>>>>

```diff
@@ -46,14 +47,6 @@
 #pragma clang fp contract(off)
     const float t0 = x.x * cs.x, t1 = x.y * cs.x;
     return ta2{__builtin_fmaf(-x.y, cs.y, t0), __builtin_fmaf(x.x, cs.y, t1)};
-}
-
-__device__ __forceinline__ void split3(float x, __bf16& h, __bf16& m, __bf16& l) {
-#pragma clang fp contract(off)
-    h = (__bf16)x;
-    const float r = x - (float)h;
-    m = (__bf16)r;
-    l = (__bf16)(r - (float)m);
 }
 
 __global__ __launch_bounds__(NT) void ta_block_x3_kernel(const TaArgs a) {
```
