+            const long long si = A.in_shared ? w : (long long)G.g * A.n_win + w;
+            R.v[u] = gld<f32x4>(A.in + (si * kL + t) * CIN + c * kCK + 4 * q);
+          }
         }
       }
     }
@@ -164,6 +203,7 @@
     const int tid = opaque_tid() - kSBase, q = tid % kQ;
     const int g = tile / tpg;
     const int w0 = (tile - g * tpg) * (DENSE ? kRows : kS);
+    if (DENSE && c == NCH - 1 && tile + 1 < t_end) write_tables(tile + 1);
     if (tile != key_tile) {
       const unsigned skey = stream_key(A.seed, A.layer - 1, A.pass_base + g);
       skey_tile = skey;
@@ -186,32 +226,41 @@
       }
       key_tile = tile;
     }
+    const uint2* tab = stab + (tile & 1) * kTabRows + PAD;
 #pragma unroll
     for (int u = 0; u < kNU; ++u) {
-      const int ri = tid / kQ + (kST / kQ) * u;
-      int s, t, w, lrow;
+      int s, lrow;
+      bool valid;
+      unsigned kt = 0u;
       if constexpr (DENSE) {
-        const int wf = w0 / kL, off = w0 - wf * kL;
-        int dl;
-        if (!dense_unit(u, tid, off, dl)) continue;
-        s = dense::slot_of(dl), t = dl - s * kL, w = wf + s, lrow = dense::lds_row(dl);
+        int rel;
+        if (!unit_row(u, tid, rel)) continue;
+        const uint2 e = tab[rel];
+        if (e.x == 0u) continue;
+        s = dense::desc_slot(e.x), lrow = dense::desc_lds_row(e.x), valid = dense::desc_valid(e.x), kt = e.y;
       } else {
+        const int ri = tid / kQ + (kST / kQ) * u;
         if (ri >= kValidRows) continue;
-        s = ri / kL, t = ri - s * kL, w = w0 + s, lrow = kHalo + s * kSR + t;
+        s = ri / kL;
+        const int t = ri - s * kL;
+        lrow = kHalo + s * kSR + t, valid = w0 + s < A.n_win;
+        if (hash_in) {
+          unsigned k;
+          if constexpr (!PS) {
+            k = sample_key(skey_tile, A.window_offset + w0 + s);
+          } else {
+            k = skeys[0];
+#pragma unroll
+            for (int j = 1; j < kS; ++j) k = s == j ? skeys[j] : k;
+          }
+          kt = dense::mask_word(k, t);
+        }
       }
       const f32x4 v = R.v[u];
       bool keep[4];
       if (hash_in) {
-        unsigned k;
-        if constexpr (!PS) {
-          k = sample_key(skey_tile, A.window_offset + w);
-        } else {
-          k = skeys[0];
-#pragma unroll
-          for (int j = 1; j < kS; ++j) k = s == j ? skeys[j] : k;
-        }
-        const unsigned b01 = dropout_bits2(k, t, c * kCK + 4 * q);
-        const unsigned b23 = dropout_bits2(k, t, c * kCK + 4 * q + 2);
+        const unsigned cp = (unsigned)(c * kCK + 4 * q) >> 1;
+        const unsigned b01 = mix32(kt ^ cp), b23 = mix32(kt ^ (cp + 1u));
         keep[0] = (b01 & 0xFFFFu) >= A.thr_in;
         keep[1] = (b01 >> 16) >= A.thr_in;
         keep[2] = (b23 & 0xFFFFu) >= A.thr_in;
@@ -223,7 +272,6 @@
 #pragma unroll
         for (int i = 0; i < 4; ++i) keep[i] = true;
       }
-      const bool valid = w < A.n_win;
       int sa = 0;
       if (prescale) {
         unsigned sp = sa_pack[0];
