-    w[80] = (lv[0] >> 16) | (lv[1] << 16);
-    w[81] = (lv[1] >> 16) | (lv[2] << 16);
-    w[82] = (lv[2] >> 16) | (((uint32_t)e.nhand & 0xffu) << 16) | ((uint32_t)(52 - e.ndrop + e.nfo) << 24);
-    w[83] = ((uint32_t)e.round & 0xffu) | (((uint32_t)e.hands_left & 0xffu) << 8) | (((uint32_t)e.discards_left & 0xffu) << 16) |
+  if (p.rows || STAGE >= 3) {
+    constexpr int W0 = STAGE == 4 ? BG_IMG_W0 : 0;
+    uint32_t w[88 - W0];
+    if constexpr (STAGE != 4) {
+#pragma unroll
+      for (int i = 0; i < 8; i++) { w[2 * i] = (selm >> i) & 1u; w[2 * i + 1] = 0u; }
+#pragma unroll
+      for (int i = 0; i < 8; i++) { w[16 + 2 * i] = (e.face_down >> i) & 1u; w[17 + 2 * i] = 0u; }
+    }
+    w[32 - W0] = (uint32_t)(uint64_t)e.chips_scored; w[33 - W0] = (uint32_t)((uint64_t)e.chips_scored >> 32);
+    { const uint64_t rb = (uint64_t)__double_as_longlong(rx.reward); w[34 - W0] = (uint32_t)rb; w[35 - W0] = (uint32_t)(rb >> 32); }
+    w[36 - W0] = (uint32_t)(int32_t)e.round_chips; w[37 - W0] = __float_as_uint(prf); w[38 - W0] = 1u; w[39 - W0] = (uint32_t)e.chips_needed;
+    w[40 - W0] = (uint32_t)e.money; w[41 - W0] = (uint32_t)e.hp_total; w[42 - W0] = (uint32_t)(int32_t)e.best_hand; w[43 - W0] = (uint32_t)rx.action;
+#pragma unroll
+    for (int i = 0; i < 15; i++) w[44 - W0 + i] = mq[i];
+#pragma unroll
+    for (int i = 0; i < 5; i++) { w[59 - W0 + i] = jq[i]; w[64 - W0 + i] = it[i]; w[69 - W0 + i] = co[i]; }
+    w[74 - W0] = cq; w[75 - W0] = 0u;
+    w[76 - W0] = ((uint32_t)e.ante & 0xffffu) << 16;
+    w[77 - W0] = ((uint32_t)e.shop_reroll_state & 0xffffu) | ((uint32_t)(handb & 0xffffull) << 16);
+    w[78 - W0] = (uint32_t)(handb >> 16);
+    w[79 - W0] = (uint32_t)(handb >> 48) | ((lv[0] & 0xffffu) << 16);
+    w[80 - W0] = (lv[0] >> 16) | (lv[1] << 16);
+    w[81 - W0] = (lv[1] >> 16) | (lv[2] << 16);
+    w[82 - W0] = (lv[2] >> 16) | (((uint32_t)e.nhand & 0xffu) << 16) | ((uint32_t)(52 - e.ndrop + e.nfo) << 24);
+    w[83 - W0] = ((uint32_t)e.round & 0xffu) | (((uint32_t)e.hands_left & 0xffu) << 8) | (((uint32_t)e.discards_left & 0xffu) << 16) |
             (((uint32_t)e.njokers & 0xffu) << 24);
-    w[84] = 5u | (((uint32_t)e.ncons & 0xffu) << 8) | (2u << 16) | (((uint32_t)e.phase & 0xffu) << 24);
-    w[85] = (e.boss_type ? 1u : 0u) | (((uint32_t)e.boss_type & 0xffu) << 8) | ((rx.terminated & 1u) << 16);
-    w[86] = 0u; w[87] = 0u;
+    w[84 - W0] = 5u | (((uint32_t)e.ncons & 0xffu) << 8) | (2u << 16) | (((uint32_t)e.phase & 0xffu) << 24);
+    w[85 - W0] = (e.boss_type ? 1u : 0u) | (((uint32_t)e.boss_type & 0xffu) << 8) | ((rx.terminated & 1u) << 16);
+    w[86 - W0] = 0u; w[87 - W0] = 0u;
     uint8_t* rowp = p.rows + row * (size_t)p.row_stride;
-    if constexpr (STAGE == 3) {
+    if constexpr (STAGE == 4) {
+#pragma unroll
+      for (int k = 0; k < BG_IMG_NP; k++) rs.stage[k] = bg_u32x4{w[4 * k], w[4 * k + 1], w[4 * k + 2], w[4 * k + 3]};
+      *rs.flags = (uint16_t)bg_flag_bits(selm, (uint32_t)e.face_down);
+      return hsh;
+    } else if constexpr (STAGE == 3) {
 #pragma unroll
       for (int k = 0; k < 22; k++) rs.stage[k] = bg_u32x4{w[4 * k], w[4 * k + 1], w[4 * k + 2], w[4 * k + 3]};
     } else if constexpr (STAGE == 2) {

<<<<
>>>>

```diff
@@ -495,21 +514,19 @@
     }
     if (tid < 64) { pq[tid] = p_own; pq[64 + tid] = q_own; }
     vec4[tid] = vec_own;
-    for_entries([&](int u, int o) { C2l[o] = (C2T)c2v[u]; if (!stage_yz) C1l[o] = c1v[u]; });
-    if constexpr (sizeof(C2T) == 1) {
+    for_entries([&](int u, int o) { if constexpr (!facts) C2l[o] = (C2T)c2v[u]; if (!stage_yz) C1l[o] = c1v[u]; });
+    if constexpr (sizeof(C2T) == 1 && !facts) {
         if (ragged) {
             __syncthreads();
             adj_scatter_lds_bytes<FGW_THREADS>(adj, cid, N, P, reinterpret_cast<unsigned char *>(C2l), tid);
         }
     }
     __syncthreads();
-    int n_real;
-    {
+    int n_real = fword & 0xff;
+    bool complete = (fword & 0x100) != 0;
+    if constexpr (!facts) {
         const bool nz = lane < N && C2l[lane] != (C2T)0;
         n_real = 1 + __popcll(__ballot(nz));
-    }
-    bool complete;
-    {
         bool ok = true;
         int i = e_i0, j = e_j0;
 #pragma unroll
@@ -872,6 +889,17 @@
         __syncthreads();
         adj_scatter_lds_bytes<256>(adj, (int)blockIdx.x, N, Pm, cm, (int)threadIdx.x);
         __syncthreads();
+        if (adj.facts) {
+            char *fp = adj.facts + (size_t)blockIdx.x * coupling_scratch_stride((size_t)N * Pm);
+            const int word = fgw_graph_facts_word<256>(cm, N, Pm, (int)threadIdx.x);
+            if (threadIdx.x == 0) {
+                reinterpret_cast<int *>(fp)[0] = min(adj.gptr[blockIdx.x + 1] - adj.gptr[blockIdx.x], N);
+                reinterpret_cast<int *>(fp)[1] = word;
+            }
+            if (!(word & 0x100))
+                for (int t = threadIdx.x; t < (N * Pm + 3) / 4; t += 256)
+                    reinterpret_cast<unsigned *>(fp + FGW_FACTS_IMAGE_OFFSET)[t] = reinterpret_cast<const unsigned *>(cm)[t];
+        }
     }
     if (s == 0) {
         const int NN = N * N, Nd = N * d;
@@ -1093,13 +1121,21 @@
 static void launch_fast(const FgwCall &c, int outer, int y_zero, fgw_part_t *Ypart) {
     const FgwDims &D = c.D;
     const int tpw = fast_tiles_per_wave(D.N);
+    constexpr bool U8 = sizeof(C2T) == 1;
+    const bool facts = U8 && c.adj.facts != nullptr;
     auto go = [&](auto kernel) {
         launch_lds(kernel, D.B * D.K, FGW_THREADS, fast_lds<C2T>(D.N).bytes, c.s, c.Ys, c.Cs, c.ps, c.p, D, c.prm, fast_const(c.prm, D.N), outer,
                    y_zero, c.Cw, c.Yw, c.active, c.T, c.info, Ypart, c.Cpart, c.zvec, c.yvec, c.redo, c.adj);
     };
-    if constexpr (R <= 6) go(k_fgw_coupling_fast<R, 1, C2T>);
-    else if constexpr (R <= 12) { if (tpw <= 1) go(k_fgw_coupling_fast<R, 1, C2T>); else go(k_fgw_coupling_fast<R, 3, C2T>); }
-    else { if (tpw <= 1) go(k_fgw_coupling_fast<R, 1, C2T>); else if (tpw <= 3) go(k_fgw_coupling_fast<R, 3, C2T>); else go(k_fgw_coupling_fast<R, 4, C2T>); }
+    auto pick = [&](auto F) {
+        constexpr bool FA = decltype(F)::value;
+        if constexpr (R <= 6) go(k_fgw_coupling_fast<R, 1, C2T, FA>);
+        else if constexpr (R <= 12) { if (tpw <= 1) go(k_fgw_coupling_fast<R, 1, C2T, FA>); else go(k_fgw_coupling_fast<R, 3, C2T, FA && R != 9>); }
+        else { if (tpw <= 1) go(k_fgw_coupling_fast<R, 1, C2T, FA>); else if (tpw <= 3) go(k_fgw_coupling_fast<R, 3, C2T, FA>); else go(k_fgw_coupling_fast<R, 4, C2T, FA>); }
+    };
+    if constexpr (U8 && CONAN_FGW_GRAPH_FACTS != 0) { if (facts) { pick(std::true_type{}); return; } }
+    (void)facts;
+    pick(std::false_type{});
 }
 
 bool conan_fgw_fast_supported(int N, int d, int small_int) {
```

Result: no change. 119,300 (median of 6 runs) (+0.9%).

<<<<

# TASK DIRECTIONS
Everything starting at the line containing "k < BG_IMG_NP;" and ending at the line containing "(STAGE == 2)" in the records above should be repeated exactly, and only that.

# YOUR SOLUTION
+      for (int k = 0; k < BG_IMG_NP; k++) rs.stage[k] = bg_u32x4{w[4 * k], w[4 * k + 1], w[4 * k + 2], w[4 * k + 3]};
+      *rs.flags = (uint16_t)bg_flag_bits(selm, (uint32_t)e.face_down);
+      return hsh;
+    } else if constexpr (STAGE == 3) {
 #pragma unroll
       for (int k = 0; k < 22; k++) rs.stage[k] = bg_u32x4{w[4 * k], w[4 * k + 1], w[4 * k + 2], w[4 * k + 3]};
     } else if constexpr (STAGE == 2) {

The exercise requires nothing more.